Exercise goal. State the number of lines in the following data that include the word "bound", with no other text.

Data extracts.

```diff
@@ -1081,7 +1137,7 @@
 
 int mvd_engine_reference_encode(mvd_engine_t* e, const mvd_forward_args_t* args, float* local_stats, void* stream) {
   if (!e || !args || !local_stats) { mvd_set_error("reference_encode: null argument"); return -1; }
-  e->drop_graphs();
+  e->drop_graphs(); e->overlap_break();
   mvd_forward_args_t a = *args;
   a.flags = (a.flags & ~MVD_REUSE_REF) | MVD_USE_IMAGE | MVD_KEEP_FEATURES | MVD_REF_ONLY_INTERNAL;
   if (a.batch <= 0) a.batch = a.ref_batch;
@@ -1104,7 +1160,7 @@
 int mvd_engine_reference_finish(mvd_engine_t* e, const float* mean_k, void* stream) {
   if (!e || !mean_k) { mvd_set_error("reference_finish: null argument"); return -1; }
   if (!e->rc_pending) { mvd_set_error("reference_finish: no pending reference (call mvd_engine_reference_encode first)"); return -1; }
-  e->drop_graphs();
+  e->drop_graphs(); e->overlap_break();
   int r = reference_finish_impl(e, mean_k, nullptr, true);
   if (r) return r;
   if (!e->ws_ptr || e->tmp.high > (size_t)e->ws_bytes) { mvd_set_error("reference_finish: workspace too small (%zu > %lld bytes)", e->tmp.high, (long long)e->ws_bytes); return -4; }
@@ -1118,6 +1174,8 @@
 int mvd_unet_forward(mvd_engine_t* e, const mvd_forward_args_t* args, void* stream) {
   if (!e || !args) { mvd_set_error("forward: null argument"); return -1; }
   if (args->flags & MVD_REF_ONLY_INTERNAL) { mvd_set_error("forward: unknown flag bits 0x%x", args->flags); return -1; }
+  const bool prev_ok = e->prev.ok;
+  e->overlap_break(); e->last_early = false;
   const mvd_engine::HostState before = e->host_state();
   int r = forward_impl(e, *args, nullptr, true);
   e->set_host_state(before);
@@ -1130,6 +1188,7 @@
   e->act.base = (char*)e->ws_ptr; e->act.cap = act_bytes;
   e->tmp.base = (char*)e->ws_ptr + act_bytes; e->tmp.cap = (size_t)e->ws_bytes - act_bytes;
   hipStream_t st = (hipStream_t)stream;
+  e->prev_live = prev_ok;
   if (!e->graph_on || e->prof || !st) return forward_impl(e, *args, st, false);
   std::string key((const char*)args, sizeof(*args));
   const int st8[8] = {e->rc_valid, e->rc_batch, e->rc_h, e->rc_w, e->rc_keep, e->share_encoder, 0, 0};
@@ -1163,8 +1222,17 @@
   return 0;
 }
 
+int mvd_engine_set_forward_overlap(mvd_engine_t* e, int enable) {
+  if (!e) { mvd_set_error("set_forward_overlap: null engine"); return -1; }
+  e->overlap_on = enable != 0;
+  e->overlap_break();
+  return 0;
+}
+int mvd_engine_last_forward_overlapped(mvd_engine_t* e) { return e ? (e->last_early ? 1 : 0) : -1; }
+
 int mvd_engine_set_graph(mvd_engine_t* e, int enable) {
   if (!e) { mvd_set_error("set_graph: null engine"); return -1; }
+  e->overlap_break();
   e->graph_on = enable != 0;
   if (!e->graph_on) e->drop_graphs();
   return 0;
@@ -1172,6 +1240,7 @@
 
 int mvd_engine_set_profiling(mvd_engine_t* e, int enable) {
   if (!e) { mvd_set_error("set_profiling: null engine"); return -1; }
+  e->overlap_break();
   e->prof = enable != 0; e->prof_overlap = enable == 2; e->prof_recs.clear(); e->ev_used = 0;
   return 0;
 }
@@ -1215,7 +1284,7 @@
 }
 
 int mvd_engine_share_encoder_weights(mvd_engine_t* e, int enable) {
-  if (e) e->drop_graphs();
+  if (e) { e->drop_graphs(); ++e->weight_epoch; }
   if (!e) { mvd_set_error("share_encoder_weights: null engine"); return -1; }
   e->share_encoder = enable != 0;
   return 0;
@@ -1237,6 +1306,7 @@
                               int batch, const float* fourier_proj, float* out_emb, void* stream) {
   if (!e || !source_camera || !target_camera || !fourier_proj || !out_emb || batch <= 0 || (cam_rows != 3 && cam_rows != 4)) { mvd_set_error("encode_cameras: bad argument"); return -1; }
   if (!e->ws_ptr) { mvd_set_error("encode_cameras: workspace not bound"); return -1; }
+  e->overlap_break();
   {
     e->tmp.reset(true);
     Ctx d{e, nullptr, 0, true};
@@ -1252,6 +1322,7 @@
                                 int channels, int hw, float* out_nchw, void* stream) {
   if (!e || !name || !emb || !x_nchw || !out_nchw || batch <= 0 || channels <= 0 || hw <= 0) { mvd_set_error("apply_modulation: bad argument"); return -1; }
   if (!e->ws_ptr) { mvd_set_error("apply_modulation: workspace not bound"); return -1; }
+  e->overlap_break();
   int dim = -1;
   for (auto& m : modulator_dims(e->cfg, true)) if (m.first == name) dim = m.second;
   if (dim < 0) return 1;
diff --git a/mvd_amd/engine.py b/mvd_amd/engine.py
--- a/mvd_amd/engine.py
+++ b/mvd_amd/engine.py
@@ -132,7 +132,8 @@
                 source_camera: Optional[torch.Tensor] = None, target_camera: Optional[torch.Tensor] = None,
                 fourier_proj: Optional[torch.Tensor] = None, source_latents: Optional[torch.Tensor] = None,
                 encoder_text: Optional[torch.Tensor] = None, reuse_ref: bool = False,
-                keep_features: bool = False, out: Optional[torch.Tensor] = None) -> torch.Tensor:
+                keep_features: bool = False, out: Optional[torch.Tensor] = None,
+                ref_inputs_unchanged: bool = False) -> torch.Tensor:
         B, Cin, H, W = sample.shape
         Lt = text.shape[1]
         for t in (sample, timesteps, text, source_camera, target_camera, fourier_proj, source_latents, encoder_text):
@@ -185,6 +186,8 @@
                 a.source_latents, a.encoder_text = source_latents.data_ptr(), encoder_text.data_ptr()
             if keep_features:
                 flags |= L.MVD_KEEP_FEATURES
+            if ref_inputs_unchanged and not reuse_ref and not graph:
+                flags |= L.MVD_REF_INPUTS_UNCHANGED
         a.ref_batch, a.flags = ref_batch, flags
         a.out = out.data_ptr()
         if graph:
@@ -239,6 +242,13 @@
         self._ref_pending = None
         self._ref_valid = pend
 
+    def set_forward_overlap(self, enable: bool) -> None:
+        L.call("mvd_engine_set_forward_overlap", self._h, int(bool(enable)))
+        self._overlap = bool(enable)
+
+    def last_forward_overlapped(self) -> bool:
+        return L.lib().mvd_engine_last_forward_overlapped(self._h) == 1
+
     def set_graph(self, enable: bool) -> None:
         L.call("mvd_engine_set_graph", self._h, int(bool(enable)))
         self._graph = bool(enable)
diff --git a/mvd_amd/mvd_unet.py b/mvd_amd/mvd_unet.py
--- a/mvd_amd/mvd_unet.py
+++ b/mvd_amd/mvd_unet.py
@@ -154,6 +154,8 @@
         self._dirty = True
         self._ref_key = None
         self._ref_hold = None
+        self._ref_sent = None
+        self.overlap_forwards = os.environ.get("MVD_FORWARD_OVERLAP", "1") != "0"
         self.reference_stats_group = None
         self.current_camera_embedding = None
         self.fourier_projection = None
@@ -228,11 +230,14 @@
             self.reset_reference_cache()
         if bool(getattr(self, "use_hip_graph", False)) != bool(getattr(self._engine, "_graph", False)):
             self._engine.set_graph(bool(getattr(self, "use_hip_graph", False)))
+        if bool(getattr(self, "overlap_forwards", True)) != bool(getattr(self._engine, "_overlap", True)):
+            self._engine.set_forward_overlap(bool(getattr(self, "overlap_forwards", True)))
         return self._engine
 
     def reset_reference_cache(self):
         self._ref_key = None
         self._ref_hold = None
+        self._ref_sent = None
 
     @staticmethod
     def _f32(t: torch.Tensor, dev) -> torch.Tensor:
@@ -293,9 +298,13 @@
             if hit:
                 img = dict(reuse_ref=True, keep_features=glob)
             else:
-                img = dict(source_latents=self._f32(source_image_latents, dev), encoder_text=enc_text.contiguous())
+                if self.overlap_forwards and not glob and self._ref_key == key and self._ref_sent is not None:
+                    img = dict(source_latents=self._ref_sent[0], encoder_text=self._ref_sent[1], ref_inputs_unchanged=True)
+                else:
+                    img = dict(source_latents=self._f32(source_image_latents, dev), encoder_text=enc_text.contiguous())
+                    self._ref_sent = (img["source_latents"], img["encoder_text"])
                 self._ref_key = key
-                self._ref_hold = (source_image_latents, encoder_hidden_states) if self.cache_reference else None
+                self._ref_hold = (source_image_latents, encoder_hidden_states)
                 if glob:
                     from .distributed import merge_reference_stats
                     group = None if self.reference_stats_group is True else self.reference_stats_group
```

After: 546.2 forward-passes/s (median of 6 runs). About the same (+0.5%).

Answer to this exercise. 2